→ What needs to be done: Every record must be output verbatim in the reply.

.....

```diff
@@ -726,21 +727,44 @@
     }
 }
 
-__global__ void table_extract_kernel(const u64* __restrict__ keys,
-                                     const u64* __restrict__ vals,
-                                     long cap, u64* __restrict__ out_k,
-                                     long* __restrict__ out_v,
-                                     u64* __restrict__ cursor) {
-    long stride = (long)gridDim.x * blockDim.x;
-    for (long i = (long)blockIdx.x * blockDim.x + threadIdx.x; i < cap;
-         i += stride) {
-        u64 k = keys[i];
-        if (k) {
-            u64 j = atomicAdd(cursor, 1ULL);
-            out_k[j] = k;
-            out_v[j] = (long)vals[i];
-        }
-    }
+__global__ void __launch_bounds__(COMPACT_BLOCK)
+table_extract_kernel(const u64* __restrict__ keys,
+                     const u64* __restrict__ vals, long cap,
+                     u64* __restrict__ out_k, long* __restrict__ out_v,
+                     long n_out, u64* __restrict__ cursor) {
+    __shared__ u64 tile_base;
+    const long base = compact_first_row();
+    u64 k[COMPACT_STRIPS];
+    u64 ballots[COMPACT_STRIPS];
+    int cnt = 0;
+#pragma unroll
+    for (int s = 0; s < COMPACT_STRIPS; ++s) {
+        const long slot = base + (long)s * WAVE;
+        k[s] = slot < cap ? keys[slot] : 0ULL;
+    }
+#pragma unroll
+    for (int s = 0; s < COMPACT_STRIPS; ++s) {
+        ballots[s] = __ballot(k[s] != 0ULL);
+        cnt += __popcll(ballots[s]);
+    }
+    const int* wave_cnt = compact_wave_counts(cnt);
+    if (threadIdx.x == 0) {
+        int total = 0;
+#pragma unroll
+        for (int w = 0; w < COMPACT_WAVES; ++w) total += wave_cnt[w];
+        tile_base = total ? atomicAdd(cursor, (u64)total) : 0ULL;
+    }
+    __syncthreads();
+    long pos = (long)tile_base;
+#pragma unroll
+    for (int w = 0; w < COMPACT_WAVES; ++w)
+        if (w < compact_wave()) pos += wave_cnt[w];
+#pragma unroll
+    for (int s = 0; s < COMPACT_STRIPS; ++s)
+        pos = compact_emit(ballots[s], pos, n_out, [&](long o) {
+            out_k[o] = k[s];
+            out_v[o] = (long)vals[base + (long)s * WAVE];
+        });
 }
 
 __global__ void table_lookup_kernel(const u64* __restrict__ keys,
@@ -969,11 +993,16 @@
     auto cursor = torch::zeros({1},
         torch::TensorOptions().dtype(torch::kInt64).device(dev));
     long cap = keys.numel();
-    if (cap > 0 && n_out > 0)
-        hipLaunchKernelGGL(table_extract_kernel, dim3(grid_for(cap)),
-            dim3(BLOCK), 0, cur_stream(), (const u64*)keys.data_ptr(),
-            (const u64*)vals.data_ptr(), cap, (u64*)out_k.data_ptr(),
-            out_v.data_ptr<long>(), (u64*)cursor.data_ptr());
+    TORCH_CHECK(n_out >= 0 && vals.numel() >= cap,
+                "table_extract: n_out >= 0 and a value per slot");
+    if (cap > 0) {
+        const long tiles = (cap + COMPACT_TILE - 1) / COMPACT_TILE;
+        hipLaunchKernelGGL(table_extract_kernel, dim3((u32)tiles),
+            dim3(COMPACT_BLOCK), 0, cur_stream(),
+            (const u64*)keys.data_ptr(), (const u64*)vals.data_ptr(), cap,
+            (u64*)out_k.data_ptr(), out_v.data_ptr<long>(), n_out,
+            (u64*)cursor.data_ptr());
+    }
     return {out_k, out_v, cursor};
 }
 
```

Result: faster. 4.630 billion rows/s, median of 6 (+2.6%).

.....

→ Answer space:
```diff
@@ -726,21 +727,44 @@
     }
 }
 
-__global__ void table_extract_kernel(const u64* __restrict__ keys,
-                                     const u64* __restrict__ vals,
-                                     long cap, u64* __restrict__ out_k,
-                                     long* __restrict__ out_v,
-                                     u64* __restrict__ cursor) {
-    long stride = (long)gridDim.x * blockDim.x;
-    for (long i = (long)blockIdx.x * blockDim.x + threadIdx.x; i < cap;
-         i += stride) {
-        u64 k = keys[i];
-        if (k) {
-            u64 j = atomicAdd(cursor, 1ULL);
-            out_k[j] = k;
-            out_v[j] = (long)vals[i];
-        }
-    }
+__global__ void __launch_bounds__(COMPACT_BLOCK)
+table_extract_kernel(const u64* __restrict__ keys,
+                     const u64* __restrict__ vals, long cap,
+                     u64* __restrict__ out_k, long* __restrict__ out_v,
+                     long n_out, u64* __restrict__ cursor) {
+    __shared__ u64 tile_base;
+    const long base = compact_first_row();
+    u64 k[COMPACT_STRIPS];
+    u64 ballots[COMPACT_STRIPS];
+    int cnt = 0;
+#pragma unroll
+    for (int s = 0; s < COMPACT_STRIPS; ++s) {
+        const long slot = base + (long)s * WAVE;
+        k[s] = slot < cap ? keys[slot] : 0ULL;
+    }
+#pragma unroll
+    for (int s = 0; s < COMPACT_STRIPS; ++s) {
+        ballots[s] = __ballot(k[s] != 0ULL);
+        cnt += __popcll(ballots[s]);
+    }
+    const int* wave_cnt = compact_wave_counts(cnt);
+    if (threadIdx.x == 0) {
+        int total = 0;
+#pragma unroll
+        for (int w = 0; w < COMPACT_WAVES; ++w) total += wave_cnt[w];
+        tile_base = total ? atomicAdd(cursor, (u64)total) : 0ULL;
+    }
+    __syncthreads();
+    long pos = (long)tile_base;
+#pragma unroll
+    for (int w = 0; w < COMPACT_WAVES; ++w)
+        if (w < compact_wave()) pos += wave_cnt[w];
+#pragma unroll
+    for (int s = 0; s < COMPACT_STRIPS; ++s)
+        pos = compact_emit(ballots[s], pos, n_out, [&](long o) {
+            out_k[o] = k[s];
+            out_v[o] = (long)vals[base + (long)s * WAVE];
+        });
 }
 
 __global__ void table_lookup_kernel(const u64* __restrict__ keys,
@@ -969,11 +993,16 @@
     auto cursor = torch::zeros({1},
         torch::TensorOptions().dtype(torch::kInt64).device(dev));
     long cap = keys.numel();
-    if (cap > 0 && n_out > 0)
-        hipLaunchKernelGGL(table_extract_kernel, dim3(grid_for(cap)),
-            dim3(BLOCK), 0, cur_stream(), (const u64*)keys.data_ptr(),
-            (const u64*)vals.data_ptr(), cap, (u64*)out_k.data_ptr(),
-            out_v.data_ptr<long>(), (u64*)cursor.data_ptr());
+    TORCH_CHECK(n_out >= 0 && vals.numel() >= cap,
+                "table_extract: n_out >= 0 and a value per slot");
+    if (cap > 0) {
+        const long tiles = (cap + COMPACT_TILE - 1) / COMPACT_TILE;
+        hipLaunchKernelGGL(table_extract_kernel, dim3((u32)tiles),
+            dim3(COMPACT_BLOCK), 0, cur_stream(),
+            (const u64*)keys.data_ptr(), (const u64*)vals.data_ptr(), cap,
+            (u64*)out_k.data_ptr(), out_v.data_ptr<long>(), n_out,
+            (u64*)cursor.data_ptr());
+    }
     return {out_k, out_v, cursor};
 }
 
```

Result: faster. 4.630 billion rows/s, median of 6 (+2.6%).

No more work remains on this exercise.